**Work instructions**:
Examine each line of the data. Copy those that contain the string "mslab".

Stored records:
§

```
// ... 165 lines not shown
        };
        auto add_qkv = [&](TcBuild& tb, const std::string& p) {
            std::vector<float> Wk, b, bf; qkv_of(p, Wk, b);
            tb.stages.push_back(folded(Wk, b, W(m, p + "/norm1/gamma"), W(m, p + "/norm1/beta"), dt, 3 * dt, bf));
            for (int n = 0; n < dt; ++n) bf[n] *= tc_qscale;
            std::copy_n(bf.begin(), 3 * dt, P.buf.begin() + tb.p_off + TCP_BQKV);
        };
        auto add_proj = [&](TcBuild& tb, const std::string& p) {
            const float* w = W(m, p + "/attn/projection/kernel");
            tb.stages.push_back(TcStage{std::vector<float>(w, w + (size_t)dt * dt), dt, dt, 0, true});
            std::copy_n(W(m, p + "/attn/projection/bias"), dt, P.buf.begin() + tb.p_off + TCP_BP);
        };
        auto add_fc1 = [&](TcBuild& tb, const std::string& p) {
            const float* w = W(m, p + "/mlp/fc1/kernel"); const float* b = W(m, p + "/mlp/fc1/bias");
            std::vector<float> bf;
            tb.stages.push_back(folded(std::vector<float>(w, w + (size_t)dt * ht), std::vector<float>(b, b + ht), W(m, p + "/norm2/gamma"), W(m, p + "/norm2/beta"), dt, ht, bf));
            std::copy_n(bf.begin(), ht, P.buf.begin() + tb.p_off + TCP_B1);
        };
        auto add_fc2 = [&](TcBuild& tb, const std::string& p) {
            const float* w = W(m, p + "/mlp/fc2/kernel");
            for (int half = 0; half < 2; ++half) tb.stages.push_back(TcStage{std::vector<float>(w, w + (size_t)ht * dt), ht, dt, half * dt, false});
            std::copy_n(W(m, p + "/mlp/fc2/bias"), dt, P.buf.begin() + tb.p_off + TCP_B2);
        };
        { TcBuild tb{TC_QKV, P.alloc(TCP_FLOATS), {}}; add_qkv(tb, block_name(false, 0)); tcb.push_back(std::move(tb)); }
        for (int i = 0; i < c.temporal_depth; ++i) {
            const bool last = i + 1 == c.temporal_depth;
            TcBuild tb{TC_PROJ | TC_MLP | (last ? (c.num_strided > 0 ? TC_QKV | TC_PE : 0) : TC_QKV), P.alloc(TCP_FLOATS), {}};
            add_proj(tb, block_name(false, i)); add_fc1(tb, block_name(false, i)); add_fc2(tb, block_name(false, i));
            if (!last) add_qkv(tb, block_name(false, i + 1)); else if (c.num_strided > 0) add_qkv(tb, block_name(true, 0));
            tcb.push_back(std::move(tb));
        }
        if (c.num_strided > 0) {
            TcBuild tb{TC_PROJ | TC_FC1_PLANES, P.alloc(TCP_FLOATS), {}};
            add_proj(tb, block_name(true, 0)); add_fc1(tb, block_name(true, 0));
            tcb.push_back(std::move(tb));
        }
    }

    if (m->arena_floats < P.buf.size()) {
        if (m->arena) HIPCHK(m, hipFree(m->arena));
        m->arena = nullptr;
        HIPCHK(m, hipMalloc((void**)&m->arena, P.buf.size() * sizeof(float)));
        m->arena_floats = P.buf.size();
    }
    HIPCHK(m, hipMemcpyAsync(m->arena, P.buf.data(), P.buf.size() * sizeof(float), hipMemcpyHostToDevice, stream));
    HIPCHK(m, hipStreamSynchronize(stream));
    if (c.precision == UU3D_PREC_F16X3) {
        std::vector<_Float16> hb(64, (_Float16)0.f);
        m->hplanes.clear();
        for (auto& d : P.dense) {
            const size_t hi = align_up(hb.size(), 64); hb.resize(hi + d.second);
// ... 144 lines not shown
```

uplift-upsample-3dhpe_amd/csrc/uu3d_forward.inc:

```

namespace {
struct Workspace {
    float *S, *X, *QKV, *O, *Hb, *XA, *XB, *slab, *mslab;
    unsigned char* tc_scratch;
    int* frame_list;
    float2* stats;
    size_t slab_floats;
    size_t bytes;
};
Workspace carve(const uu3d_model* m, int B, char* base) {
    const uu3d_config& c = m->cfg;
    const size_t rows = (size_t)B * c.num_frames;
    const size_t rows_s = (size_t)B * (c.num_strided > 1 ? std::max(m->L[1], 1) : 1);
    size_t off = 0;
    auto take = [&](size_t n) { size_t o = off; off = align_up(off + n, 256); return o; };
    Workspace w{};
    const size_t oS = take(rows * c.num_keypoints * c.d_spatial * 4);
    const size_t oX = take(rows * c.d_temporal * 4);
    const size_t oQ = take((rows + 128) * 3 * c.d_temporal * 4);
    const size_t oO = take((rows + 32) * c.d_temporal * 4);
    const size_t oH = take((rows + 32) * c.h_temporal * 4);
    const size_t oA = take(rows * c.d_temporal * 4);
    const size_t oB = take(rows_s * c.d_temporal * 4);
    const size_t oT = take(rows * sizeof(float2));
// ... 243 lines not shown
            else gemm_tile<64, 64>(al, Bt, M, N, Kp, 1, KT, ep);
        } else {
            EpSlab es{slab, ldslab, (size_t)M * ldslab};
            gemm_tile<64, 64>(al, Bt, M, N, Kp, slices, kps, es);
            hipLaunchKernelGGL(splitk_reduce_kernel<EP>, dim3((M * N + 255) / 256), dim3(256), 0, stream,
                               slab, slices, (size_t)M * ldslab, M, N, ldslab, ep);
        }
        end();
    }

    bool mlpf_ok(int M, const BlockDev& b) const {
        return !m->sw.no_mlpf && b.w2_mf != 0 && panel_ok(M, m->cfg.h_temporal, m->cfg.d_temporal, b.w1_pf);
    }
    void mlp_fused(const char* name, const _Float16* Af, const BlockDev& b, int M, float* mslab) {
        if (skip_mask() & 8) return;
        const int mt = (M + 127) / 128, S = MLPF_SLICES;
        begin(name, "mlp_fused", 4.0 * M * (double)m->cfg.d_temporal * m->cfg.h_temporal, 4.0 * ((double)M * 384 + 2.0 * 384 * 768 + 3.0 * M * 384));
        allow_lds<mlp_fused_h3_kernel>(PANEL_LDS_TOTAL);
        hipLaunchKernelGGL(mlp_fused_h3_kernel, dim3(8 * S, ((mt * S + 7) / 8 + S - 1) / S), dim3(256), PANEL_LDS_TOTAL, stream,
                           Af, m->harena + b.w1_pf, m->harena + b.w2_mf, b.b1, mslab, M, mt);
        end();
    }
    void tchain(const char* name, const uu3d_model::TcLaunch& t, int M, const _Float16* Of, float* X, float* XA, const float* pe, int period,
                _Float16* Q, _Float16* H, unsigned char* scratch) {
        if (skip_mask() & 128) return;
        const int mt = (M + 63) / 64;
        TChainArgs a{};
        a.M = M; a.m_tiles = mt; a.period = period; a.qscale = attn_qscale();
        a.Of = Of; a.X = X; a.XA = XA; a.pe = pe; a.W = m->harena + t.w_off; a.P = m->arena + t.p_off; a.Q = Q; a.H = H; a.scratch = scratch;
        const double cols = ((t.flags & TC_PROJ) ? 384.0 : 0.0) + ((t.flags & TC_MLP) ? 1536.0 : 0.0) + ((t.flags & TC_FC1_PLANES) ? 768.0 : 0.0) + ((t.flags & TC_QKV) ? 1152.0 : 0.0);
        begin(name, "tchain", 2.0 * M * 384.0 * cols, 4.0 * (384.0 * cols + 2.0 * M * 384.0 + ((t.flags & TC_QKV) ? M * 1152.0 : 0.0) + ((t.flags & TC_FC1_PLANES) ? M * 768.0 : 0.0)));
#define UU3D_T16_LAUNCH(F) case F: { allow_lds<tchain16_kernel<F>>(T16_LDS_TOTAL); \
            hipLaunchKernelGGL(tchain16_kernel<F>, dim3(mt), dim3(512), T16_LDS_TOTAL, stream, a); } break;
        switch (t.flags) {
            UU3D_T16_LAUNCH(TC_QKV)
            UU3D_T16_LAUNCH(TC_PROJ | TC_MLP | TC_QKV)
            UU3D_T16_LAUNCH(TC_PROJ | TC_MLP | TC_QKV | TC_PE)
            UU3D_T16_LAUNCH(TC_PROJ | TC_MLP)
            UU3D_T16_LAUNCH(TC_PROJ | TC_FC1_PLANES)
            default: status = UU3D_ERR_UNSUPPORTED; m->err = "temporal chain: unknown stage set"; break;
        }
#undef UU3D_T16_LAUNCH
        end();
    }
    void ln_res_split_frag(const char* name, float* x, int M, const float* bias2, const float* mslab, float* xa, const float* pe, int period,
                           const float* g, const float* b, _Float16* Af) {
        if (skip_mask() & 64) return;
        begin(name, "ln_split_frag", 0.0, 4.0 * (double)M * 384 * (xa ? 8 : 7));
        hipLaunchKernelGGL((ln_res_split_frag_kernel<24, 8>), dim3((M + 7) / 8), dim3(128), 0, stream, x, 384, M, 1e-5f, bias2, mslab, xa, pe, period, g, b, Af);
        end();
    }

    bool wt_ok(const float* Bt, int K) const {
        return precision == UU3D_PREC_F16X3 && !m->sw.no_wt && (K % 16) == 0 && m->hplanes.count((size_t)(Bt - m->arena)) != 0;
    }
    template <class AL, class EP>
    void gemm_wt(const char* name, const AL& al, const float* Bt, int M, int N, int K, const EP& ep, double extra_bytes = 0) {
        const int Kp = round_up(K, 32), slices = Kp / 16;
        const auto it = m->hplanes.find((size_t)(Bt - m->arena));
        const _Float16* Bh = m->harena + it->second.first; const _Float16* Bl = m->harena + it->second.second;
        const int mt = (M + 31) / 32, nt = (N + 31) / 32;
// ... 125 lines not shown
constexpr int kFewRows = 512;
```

§

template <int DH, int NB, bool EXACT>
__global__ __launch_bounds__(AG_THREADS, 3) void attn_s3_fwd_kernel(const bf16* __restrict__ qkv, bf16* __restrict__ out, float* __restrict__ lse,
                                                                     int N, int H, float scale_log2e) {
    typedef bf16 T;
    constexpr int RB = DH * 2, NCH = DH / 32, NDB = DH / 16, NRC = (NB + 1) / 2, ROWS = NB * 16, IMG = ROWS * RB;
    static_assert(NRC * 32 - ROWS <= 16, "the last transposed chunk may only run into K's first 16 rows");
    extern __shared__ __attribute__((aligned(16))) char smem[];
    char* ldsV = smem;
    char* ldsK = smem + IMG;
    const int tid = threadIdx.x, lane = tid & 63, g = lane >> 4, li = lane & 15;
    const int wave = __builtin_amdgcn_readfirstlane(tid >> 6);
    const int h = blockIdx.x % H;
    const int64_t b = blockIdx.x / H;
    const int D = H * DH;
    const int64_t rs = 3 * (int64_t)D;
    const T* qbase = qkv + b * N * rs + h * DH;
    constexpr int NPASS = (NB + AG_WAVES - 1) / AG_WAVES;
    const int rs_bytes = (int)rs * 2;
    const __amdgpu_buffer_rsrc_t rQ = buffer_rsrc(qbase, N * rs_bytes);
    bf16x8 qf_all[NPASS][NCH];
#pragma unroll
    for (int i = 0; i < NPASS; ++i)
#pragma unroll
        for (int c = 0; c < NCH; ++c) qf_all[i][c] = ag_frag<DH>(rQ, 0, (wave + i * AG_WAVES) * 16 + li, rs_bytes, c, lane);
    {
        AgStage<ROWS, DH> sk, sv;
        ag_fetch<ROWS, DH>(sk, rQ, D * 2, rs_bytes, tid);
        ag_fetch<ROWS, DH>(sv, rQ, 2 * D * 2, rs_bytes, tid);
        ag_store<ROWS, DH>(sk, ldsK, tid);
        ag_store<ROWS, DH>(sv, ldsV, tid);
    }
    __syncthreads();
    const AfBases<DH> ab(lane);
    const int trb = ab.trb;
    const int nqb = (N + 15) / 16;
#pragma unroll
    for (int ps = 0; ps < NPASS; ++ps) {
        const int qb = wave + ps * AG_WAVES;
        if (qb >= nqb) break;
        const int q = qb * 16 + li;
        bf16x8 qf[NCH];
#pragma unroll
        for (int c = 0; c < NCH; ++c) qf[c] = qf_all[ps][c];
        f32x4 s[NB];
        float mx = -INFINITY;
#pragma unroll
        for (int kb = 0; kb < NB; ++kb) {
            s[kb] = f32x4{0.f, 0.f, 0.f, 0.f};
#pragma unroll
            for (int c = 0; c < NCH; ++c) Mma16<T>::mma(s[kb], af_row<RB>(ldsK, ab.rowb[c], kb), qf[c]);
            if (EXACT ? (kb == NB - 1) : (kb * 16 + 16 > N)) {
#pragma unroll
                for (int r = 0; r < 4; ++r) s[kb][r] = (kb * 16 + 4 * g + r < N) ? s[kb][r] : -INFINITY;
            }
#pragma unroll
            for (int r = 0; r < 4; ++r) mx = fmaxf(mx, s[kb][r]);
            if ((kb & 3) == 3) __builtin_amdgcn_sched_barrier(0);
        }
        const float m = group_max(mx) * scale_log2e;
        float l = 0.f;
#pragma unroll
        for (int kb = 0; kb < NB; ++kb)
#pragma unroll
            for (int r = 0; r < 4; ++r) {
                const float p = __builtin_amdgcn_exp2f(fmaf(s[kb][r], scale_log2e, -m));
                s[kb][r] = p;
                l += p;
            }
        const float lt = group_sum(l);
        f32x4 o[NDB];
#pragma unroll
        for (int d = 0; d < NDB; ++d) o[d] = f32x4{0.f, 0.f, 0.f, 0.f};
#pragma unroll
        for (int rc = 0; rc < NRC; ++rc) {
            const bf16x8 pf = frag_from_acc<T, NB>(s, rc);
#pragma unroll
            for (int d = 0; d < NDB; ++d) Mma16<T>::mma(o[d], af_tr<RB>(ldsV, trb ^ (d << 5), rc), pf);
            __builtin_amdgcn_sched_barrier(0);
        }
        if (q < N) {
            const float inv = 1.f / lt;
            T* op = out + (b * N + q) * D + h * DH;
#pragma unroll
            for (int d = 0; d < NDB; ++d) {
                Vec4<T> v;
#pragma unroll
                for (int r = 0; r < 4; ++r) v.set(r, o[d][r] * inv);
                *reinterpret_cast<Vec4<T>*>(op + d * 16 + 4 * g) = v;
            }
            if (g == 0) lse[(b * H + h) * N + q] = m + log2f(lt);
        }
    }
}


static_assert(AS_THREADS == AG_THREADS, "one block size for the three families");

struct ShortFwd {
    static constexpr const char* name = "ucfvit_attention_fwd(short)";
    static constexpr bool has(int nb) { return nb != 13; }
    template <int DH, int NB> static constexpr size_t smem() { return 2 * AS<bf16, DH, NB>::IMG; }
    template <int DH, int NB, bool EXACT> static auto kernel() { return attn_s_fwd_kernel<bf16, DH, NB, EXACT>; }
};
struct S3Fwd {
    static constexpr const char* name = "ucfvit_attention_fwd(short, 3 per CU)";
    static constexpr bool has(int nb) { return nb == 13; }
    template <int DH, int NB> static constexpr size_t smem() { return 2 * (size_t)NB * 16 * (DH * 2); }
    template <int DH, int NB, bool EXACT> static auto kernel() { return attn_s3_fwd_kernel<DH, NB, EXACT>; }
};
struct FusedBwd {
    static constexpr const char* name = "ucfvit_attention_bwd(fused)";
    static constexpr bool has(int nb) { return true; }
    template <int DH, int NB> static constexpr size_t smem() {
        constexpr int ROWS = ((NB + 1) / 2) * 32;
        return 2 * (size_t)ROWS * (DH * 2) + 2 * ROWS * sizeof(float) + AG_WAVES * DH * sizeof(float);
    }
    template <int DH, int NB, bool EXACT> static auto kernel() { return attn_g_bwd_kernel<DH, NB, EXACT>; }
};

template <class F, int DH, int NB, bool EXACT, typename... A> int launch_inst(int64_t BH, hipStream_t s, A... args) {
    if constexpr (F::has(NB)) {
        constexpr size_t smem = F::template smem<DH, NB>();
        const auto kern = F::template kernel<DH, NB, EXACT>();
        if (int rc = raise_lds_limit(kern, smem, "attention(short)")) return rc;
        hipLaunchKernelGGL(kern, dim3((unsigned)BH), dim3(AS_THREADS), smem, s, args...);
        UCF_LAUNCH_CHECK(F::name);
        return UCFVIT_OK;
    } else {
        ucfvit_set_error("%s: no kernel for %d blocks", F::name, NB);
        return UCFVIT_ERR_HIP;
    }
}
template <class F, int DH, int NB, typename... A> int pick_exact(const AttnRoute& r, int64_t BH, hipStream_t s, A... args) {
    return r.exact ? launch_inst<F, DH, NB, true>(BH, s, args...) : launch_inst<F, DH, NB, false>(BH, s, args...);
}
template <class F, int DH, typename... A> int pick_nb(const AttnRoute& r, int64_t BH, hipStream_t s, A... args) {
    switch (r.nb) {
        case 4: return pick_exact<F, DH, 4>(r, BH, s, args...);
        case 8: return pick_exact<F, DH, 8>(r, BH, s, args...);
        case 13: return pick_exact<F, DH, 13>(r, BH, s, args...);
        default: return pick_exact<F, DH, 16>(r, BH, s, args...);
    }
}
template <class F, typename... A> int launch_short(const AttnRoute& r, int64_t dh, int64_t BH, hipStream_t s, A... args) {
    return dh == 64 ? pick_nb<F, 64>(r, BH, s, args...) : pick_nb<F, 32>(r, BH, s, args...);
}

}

§

**Exercise result**:
    float *S, *X, *QKV, *O, *Hb, *XA, *XB, *slab, *mslab;
    void mlp_fused(const char* name, const _Float16* Af, const BlockDev& b, int M, float* mslab) {
                           Af, m->harena + b.w1_pf, m->harena + b.w2_mf, b.b1, mslab, M, mt);
    void ln_res_split_frag(const char* name, float* x, int M, const float* bias2, const float* mslab, float* xa, const float* pe, int period,
        hipLaunchKernelGGL((ln_res_split_frag_kernel<24, 8>), dim3((M + 7) / 8), dim3(128), 0, stream, x, 384, M, 1e-5f, bias2, mslab, xa, pe, period, g, b, Af);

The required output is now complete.